___ Supplied information

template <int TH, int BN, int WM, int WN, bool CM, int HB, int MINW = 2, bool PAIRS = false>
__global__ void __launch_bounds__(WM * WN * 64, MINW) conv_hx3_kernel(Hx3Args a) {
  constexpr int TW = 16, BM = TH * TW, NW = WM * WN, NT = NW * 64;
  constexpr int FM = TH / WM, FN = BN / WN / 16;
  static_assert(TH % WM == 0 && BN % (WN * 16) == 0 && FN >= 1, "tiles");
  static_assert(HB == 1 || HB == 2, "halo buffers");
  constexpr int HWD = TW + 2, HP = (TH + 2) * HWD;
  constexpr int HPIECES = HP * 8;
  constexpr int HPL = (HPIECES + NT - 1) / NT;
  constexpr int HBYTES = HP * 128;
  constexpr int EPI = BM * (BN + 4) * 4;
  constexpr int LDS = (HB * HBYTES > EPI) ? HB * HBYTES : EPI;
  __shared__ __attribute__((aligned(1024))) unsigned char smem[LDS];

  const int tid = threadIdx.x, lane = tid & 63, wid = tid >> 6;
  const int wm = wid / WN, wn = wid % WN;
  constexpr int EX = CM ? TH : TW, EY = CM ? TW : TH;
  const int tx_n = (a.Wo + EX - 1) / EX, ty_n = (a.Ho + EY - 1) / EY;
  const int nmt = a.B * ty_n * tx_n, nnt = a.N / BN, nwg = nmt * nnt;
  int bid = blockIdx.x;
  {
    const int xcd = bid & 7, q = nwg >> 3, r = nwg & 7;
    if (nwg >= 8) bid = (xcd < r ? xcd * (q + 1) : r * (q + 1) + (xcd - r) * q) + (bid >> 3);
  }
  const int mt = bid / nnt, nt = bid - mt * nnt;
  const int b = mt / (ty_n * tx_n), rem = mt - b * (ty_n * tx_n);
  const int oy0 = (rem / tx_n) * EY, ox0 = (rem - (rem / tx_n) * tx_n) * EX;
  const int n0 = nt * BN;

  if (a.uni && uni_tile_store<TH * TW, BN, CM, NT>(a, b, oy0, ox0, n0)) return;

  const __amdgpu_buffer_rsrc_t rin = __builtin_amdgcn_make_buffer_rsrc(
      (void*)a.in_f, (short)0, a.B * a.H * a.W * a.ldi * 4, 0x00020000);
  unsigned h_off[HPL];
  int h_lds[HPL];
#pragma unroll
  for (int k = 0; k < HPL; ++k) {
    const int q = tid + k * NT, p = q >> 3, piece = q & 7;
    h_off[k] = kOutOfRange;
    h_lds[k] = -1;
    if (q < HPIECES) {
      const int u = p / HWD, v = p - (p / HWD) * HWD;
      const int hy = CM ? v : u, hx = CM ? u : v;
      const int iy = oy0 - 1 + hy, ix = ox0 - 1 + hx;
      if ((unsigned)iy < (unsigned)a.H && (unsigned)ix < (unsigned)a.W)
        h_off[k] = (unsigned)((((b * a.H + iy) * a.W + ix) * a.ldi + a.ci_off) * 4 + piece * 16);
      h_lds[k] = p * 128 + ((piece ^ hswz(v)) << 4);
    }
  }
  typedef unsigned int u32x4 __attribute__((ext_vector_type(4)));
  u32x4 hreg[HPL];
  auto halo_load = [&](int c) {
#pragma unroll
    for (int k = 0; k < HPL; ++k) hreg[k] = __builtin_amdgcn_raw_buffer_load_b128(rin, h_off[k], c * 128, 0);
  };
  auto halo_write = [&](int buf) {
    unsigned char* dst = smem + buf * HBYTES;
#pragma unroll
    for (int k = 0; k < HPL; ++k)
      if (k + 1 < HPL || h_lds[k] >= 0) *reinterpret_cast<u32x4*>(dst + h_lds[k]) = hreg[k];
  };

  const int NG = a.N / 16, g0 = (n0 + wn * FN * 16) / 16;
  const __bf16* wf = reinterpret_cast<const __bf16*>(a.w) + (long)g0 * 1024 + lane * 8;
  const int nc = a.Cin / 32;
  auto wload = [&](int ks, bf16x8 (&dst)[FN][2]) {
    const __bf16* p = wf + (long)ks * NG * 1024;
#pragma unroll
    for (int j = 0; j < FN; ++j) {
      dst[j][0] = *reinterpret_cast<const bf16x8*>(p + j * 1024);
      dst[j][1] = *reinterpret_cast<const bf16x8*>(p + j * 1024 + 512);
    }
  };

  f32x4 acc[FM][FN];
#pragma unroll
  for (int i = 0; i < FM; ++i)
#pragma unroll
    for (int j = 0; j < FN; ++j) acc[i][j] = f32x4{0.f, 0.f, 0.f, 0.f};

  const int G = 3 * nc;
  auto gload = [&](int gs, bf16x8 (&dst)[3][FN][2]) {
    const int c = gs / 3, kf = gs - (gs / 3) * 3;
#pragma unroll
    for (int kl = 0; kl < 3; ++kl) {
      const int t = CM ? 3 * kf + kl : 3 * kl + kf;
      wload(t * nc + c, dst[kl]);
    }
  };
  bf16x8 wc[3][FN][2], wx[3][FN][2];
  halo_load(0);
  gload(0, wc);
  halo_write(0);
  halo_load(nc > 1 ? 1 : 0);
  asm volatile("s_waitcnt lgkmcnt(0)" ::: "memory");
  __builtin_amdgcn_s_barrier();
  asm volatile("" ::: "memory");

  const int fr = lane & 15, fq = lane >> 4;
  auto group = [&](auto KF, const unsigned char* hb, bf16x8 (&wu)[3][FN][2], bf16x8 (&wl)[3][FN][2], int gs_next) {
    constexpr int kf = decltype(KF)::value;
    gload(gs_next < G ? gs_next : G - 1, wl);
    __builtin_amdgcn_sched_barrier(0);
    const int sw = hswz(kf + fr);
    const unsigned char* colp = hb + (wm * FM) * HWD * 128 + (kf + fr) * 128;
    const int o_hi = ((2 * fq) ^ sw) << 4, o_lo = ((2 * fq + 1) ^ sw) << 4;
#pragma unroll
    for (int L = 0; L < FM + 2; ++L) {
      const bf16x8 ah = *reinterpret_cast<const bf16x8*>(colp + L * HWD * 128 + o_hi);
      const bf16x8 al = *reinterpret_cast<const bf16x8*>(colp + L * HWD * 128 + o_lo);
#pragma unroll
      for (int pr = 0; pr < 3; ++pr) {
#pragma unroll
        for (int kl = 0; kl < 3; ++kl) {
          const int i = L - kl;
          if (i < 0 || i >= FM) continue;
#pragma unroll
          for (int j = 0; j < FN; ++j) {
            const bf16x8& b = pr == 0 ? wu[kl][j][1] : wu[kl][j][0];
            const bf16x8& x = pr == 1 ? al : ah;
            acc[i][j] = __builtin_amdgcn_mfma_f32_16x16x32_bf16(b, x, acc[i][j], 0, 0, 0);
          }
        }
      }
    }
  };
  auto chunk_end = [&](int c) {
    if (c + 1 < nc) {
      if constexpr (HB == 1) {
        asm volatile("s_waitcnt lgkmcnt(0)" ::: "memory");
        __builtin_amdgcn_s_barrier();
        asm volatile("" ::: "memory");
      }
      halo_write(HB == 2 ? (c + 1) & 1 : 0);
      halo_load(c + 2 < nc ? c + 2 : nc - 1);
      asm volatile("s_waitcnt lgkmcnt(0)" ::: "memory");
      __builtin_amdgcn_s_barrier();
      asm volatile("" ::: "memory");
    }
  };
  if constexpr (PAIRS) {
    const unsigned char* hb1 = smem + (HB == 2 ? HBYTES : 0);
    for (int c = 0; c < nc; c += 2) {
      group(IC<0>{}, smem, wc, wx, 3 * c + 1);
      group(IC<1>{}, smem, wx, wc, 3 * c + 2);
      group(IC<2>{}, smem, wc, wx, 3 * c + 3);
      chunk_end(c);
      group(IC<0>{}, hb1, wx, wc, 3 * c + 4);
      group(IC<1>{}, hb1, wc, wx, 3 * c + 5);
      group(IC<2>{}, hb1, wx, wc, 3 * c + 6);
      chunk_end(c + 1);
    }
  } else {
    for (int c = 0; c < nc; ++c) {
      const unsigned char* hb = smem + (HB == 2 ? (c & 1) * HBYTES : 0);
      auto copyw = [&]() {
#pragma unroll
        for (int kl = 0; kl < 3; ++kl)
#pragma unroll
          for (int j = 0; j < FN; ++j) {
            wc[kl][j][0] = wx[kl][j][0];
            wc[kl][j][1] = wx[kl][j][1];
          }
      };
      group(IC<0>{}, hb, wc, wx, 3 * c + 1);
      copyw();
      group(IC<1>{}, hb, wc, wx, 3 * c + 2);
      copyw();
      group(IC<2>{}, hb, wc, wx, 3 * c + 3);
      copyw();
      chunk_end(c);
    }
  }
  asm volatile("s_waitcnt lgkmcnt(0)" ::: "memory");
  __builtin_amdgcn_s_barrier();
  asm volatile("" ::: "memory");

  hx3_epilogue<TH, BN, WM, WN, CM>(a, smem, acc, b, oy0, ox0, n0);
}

______
___ Supplied information

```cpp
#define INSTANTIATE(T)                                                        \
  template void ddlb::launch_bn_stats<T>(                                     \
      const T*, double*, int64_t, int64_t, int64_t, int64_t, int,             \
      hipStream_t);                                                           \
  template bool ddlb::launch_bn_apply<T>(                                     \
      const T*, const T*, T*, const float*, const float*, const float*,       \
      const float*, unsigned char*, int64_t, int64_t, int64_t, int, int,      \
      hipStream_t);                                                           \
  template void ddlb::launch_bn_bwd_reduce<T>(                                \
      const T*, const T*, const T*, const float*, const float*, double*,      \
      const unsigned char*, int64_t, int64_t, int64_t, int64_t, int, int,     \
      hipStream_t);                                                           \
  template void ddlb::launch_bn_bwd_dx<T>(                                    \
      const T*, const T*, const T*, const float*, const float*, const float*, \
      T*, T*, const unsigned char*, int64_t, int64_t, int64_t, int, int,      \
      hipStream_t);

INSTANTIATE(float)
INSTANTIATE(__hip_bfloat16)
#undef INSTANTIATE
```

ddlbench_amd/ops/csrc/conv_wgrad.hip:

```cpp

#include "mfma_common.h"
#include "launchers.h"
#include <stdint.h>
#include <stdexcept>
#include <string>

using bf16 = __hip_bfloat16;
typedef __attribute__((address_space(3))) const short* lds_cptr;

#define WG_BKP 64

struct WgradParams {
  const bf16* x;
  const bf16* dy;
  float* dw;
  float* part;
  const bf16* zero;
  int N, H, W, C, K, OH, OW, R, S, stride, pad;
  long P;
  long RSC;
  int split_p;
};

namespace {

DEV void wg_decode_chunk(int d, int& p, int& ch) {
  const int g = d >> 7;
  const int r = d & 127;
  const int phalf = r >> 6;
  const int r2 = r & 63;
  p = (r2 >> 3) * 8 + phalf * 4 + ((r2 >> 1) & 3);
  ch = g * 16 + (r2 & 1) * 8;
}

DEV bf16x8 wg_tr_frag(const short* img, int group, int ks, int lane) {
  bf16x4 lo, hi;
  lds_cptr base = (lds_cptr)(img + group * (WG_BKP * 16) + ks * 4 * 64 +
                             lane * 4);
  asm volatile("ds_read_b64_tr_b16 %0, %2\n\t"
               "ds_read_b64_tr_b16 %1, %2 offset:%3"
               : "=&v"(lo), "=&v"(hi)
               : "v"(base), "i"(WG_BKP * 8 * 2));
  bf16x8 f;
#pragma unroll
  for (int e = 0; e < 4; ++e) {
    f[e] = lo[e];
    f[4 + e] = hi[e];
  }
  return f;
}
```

______
___ Supplied information

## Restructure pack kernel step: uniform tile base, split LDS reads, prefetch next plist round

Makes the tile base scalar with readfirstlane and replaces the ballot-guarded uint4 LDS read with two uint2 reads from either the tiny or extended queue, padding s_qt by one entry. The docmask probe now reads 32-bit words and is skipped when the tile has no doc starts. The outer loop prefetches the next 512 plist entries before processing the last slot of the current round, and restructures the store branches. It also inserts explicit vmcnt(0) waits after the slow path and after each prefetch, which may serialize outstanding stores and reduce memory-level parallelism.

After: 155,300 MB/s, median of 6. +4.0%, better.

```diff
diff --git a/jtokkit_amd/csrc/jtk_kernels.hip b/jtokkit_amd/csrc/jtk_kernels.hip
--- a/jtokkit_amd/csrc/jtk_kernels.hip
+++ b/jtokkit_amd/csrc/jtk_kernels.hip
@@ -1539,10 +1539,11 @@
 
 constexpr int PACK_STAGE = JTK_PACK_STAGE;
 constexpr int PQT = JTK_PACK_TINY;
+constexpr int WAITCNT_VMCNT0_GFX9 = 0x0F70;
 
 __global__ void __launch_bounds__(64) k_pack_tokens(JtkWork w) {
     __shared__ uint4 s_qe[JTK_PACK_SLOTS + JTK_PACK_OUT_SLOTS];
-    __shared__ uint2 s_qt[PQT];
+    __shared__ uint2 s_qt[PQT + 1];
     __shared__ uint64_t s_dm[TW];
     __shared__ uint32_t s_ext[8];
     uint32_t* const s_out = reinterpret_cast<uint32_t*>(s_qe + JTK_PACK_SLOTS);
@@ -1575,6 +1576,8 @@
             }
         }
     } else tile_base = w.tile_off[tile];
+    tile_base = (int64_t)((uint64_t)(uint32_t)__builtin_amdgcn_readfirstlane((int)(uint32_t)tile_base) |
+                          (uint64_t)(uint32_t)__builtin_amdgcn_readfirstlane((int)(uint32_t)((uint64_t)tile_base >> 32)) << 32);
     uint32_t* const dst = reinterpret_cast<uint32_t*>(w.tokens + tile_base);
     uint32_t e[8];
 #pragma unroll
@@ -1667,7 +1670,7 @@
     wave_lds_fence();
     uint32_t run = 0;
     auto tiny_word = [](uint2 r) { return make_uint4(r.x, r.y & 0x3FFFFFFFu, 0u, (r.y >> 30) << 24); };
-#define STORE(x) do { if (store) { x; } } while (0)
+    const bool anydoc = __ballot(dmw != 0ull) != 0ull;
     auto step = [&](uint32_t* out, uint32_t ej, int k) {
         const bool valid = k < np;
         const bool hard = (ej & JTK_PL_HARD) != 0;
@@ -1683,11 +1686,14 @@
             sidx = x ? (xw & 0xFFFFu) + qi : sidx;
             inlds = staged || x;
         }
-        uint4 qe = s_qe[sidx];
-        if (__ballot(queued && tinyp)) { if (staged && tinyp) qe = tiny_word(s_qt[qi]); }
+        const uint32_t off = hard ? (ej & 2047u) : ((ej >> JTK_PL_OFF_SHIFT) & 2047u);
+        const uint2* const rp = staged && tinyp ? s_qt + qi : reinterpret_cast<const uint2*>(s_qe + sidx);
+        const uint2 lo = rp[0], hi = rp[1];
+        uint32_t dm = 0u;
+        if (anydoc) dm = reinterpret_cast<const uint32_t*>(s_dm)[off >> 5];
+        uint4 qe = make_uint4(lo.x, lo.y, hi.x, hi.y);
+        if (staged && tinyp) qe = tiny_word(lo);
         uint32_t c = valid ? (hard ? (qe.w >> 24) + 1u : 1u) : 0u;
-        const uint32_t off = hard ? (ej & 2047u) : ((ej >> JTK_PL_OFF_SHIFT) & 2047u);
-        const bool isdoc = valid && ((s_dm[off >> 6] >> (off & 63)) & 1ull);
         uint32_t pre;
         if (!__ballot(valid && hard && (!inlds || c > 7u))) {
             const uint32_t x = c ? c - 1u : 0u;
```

______

What you should do:
The expected answer is an exact copy of the lines above, beginning at the line with "const int G = 3 * nc;" and ending at the line with "const int i = L - kl;", with both ends in.

Result of the task:
  const int G = 3 * nc;
  auto gload = [&](int gs, bf16x8 (&dst)[3][FN][2]) {
    const int c = gs / 3, kf = gs - (gs / 3) * 3;
#pragma unroll
    for (int kl = 0; kl < 3; ++kl) {
      const int t = CM ? 3 * kf + kl : 3 * kl + kf;
      wload(t * nc + c, dst[kl]);
    }
  };
  bf16x8 wc[3][FN][2], wx[3][FN][2];
  halo_load(0);
  gload(0, wc);
  halo_write(0);
  halo_load(nc > 1 ? 1 : 0);
  asm volatile("s_waitcnt lgkmcnt(0)" ::: "memory");
  __builtin_amdgcn_s_barrier();
  asm volatile("" ::: "memory");

  const int fr = lane & 15, fq = lane >> 4;
  auto group = [&](auto KF, const unsigned char* hb, bf16x8 (&wu)[3][FN][2], bf16x8 (&wl)[3][FN][2], int gs_next) {
    constexpr int kf = decltype(KF)::value;
    gload(gs_next < G ? gs_next : G - 1, wl);
    __builtin_amdgcn_sched_barrier(0);
    const int sw = hswz(kf + fr);
    const unsigned char* colp = hb + (wm * FM) * HWD * 128 + (kf + fr) * 128;
    const int o_hi = ((2 * fq) ^ sw) << 4, o_lo = ((2 * fq + 1) ^ sw) << 4;
#pragma unroll
    for (int L = 0; L < FM + 2; ++L) {
      const bf16x8 ah = *reinterpret_cast<const bf16x8*>(colp + L * HWD * 128 + o_hi);
      const bf16x8 al = *reinterpret_cast<const bf16x8*>(colp + L * HWD * 128 + o_lo);
#pragma unroll
      for (int pr = 0; pr < 3; ++pr) {
#pragma unroll
        for (int kl = 0; kl < 3; ++kl) {
          const int i = L - kl;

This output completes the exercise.